**DATA FOR THIS TASK**
# BrandonHanx/TextReID

Hardware: AMD Instinct MI355X
Metric: image-text pairs/sec (train), CLIP-RN50 + BiGRU MoCo step, bs128/GPU (higher is better)
Workload: dtype f32; 1 GPU; configs[1]: CLIP-RN50 + GRU, bs128/GPU, 384x128 images, 64-token captions, MoCo queue 8192, fp32, 1xMI355X; random-init weights, synthetic inputs resident in HBM; global_batch=128, parallelism=dp1, optimizer=Adam (fused multi-tensor), step_launch=eager launches, four streams (chosen by the probe over the recorded step)

## Files before the change

### textreid_amd/csrc/gemm_p16.hip

```cpp

#include <algorithm>
#include <mutex>
#include <type_traits>

#include "split_common.h"

namespace trid {

constexpr int P16_BK = 32;

constexpr int p16_lds_bytes(int BM, int BN, int NW, int STAGES) {
    const int st = STAGES * (BM + BN) * 128;
    return (NW == 12 && BM * BN * 4 > st) ? BM * BN * 4 : st;
}

template <int N>
__device__ __forceinline__ void wait_vmcnt() {
    asm volatile("s_waitcnt vmcnt(%0)" ::"n"(N) : "memory");
}

__device__ __forceinline__ void dma16(const __amdgpu_buffer_rsrc_t& rs, uint4* lds_base, unsigned voffset, unsigned soffset) {
    typedef __attribute__((address_space(3))) void* lds_ptr;
    __builtin_amdgcn_raw_ptr_buffer_load_lds(rs, (lds_ptr)lds_base, 16, voffset, soffset, 0, 0);
}
// ... 622 lines not shown
            if (bnb) {
                b_mu = *reinterpret_cast<const float4*>(bb.mean + col);
                b_is = *reinterpret_cast<const float4*>(bb.invstd + col);
                b_sc = *reinterpret_cast<const float4*>(bb.scale + col);
                b_sh = *reinterpret_cast<const float4*>(bb.shift + col);
            }
#pragma unroll
            for (int ps = 0; ps < BM / RG; ++ps) {
                const int rl = ps * RG + rg, row = m0 + rl;
                if (row >= p.M || col >= p.N) continue;
                float4 v = *reinterpret_cast<const float4*>(Ct + rl * BN + 4 * c4);
                const long long at = (long long)row * p.ldc + col;
                float4 yv = make_float4(0.f, 0.f, 0.f, 0.f);
                if (bnb) yv = *reinterpret_cast<const float4*>(bb.y + (long long)row * p.N + col);
                if (!pre) {
                    v.x += bv4.x; v.y += bv4.y; v.z += bv4.z; v.w += bv4.w;
                    if (p.accumulate) {
                        float4 u;
                        if (p.c_fmt == 2) {
                            const uint2 ub = *reinterpret_cast<const uint2*>(Cb + at);
                            u = make_float4(__builtin_bit_cast(float, ub.x << 16), __builtin_bit_cast(float, ub.x & 0xffff0000u),
                                            __builtin_bit_cast(float, ub.y << 16), __builtin_bit_cast(float, ub.y & 0xffff0000u));
                        } else {
                            u = *reinterpret_cast<const float4*>(C + at);
                        }
                        if (p.cmask != nullptr) {
                            const long long qi = at >> 2;
                            const ulonglong2* mq = reinterpret_cast<const ulonglong2*>(p.cmask + (qi >> 6) * 4);
                            const ulonglong2 m01 = mq[0], m23 = mq[1];
                            const int bit = (int)(qi & 63);
                            u.x = ((m01.x >> bit) & 1ull) ? u.x : 0.f; u.y = ((m01.y >> bit) & 1ull) ? u.y : 0.f;
                            u.z = ((m23.x >> bit) & 1ull) ? u.z : 0.f; u.w = ((m23.y >> bit) & 1ull) ? u.w : 0.f;
                        }
                        v.x += u.x; v.y += u.y; v.z += u.z; v.w += u.w;
                    }
                    if (p.res != nullptr) {
                        const float4 rr = *reinterpret_cast<const float4*>(p.res + (long long)row * p.ldres + col);
                        v.x += rr.x; v.y += rr.y; v.z += rr.z; v.w += rr.w;
                    }
                    if (p.relu) { v.x = fmaxf(v.x, 0.f); v.y = fmaxf(v.y, 0.f); v.z = fmaxf(v.z, 0.f); v.w = fmaxf(v.w, 0.f); }
                }
                if (p.c_fmt == 2) *reinterpret_cast<uint2*>(Cb + at) = make_uint2(cvt_pk_bf16(v.x, v.y), cvt_pk_bf16(v.z, v.w));
                else *reinterpret_cast<float4*>(C + at) = v;
                if (bnb) {
                    const float4 xh = make_float4((yv.x - b_mu.x) * b_is.x, (yv.y - b_mu.y) * b_is.y, (yv.z - b_mu.z) * b_is.z, (yv.w - b_mu.w) * b_is.w);
                    float4 g = v;
                    if (bb.relu == 1) {
                        g.x = fmaf(yv.x, b_sc.x, b_sh.x) > 0.f ? g.x : 0.f; g.y = fmaf(yv.y, b_sc.y, b_sh.y) > 0.f ? g.y : 0.f;
                        g.z = fmaf(yv.z, b_sc.z, b_sh.z) > 0.f ? g.z : 0.f; g.w = fmaf(yv.w, b_sc.w, b_sh.w) > 0.f ? g.w : 0.f;
                    } else if (bb.relu == 2) {
                        const long long qi = ((long long)row * p.N + col) >> 2;
                        const ulonglong2* mq = reinterpret_cast<const ulonglong2*>(bb.mask + (qi >> 6) * 4);
                        const ulonglong2 m01 = mq[0], m23 = mq[1];
                        const int bit = (int)(qi & 63);
                        g.x = ((m01.x >> bit) & 1ull) ? g.x : 0.f; g.y = ((m01.y >> bit) & 1ull) ? g.y : 0.f;
                        g.z = ((m23.x >> bit) & 1ull) ? g.z : 0.f; g.w = ((m23.y >> bit) & 1ull) ? g.w : 0.f;
                    }
                    b_s1.x += g.x; b_s1.y += g.y; b_s1.z += g.z; b_s1.w += g.w;
                    b_s2.x = fmaf(g.x, xh.x, b_s2.x); b_s2.y = fmaf(g.y, xh.y, b_s2.y); b_s2.z = fmaf(g.z, xh.z, b_s2.z); b_s2.w = fmaf(g.w, xh.w, b_s2.w);
                    b_mg.x = fmaxf(b_mg.x, fabsf(g.x)); b_mg.y = fmaxf(b_mg.y, fabsf(g.y)); b_mg.z = fmaxf(b_mg.z, fabsf(g.z)); b_mg.w = fmaxf(b_mg.w, fabsf(g.w));
                    b_mx.x = fmaxf(b_mx.x, fabsf(xh.x)); b_mx.y = fmaxf(b_mx.y, fabsf(xh.y)); b_mx.z = fmaxf(b_mx.z, fabsf(xh.z)); b_mx.w = fmaxf(b_mx.w, fabsf(xh.w));
                }
            }
            if (bb.y != nullptr) {
                __syncthreads();
                float* redf = reinterpret_cast<float*>(smem);
                float* mine = redf + (rg * C4 + c4) * 16;
                *reinterpret_cast<float4*>(mine) = b_s1;
                *reinterpret_cast<float4*>(mine + 4) = b_s2;
                *reinterpret_cast<float4*>(mine + 8) = b_mg;
                *reinterpret_cast<float4*>(mine + 12) = b_mx;
                __syncthreads();
                if (tid < C4 && n0 + 4 * tid < p.N) {
                    float4 s1 = make_float4(0.f, 0.f, 0.f, 0.f), s2 = s1, mg = s1, mx = s1;
                    for (int r = 0; r < RG; ++r) {
                        const float* src = redf + (r * C4 + tid) * 16;
                        const float4 a = *reinterpret_cast<const float4*>(src), b = *reinterpret_cast<const float4*>(src + 4);
                        const float4 c = *reinterpret_cast<const float4*>(src + 8), d = *reinterpret_cast<const float4*>(src + 12);
                        s1.x += a.x; s1.y += a.y; s1.z += a.z; s1.w += a.w;
                        s2.x += b.x; s2.y += b.y; s2.z += b.z; s2.w += b.w;
                        mg.x = fmaxf(mg.x, c.x); mg.y = fmaxf(mg.y, c.y); mg.z = fmaxf(mg.z, c.z); mg.w = fmaxf(mg.w, c.w);
                        mx.x = fmaxf(mx.x, d.x); mx.y = fmaxf(mx.y, d.y); mx.z = fmaxf(mx.z, d.z); mx.w = fmaxf(mx.w, d.w);
                    }
                    const int CQ = p.N >> 2, CW = CQ < 256 ? CQ : 256, S = CQ / CW;
                    const int q = (n0 >> 2) + tid;
                    const long long e = bn_bwd_partial_index(mb * S + q / CW, q % CW, p.mblocks * S, CQ);
                    *reinterpret_cast<float4*>(bb.ws + e) = s1;
                    *reinterpret_cast<float4*>(bb.ws + e + 4) = s2;
                    *reinterpret_cast<float4*>(bb.ws2 + e) = mg;
                    *reinterpret_cast<float4*>(bb.ws2 + e + 4) = mx;
                }
            }
            return;
        }
    }
#pragma unroll
    for (int j = 0; j < TN; ++j) {
        const int col = col_base + 32 * j;
        const float bv = (bias != nullptr && col < p.N) ? bias[col] : 0.f;
#pragma unroll
        for (int i = 0; i < TM; ++i) {
            float oldv[16];
            if (p.accumulate) {
#pragma unroll
                for (int r = 0; r < 16; ++r) {
                    const int row = row_base + i * 32 + (r & 3) + 8 * (r >> 2);
                    const long long at = (long long)row * p.ldc + col;
                    if (row < p.M && col < p.N) {
                        oldv[r] = p.c_fmt == 2 ? __builtin_bit_cast(float, (unsigned)Cb[at] << 16) : C[at];
                        if (p.cmask != nullptr && !((p.cmask[((at >> 2) >> 6) * 4 + (at & 3)] >> ((at >> 2) & 63)) & 1ull)) oldv[r] = 0.f;
                    } else {
                        oldv[r] = 0.f;
                    }
                }
            }
#pragma unroll
            for (int r = 0; r < 16; ++r) {
                const int row = row_base + i * 32 + (r & 3) + 8 * (r >> 2);
                float v = p.alpha * unscale * acc[i][j][r] + bv;
                if (p.accumulate) v += oldv[r];
                if (p.res != nullptr && row < p.M && col < p.N) v += p.res[(long long)row * p.ldres + col];
                if (p.relu) v = fmaxf(v, 0.f);
                if (row < p.M && col < p.N) {
                    const long long at = (long long)row * p.ldc + col;
                    if (p.c_fmt == 2) Cb[at] = (unsigned short)(cvt_pk_bf16(v, 0.f) & 0xffffu);
                    else C[at] = v;
                }
                acc[i][j][r] = p.c_fmt == 2 ? __builtin_bit_cast(float, cvt_pk_bf16(v, 0.f) << 16) : v;
            }
        }
    }

    if (p.stats != nullptr) emit_stats();
}
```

**WHAT TO PRODUCE**
Lines after the one containing "Metric: image-text pairs/sec" are not part of the task. Output the entries exactly from their first line through that one.

**TASK RESPONSE**
# BrandonHanx/TextReID

Hardware: AMD Instinct MI355X
Metric: image-text pairs/sec (train), CLIP-RN50 + BiGRU MoCo step, bs128/GPU (higher is better)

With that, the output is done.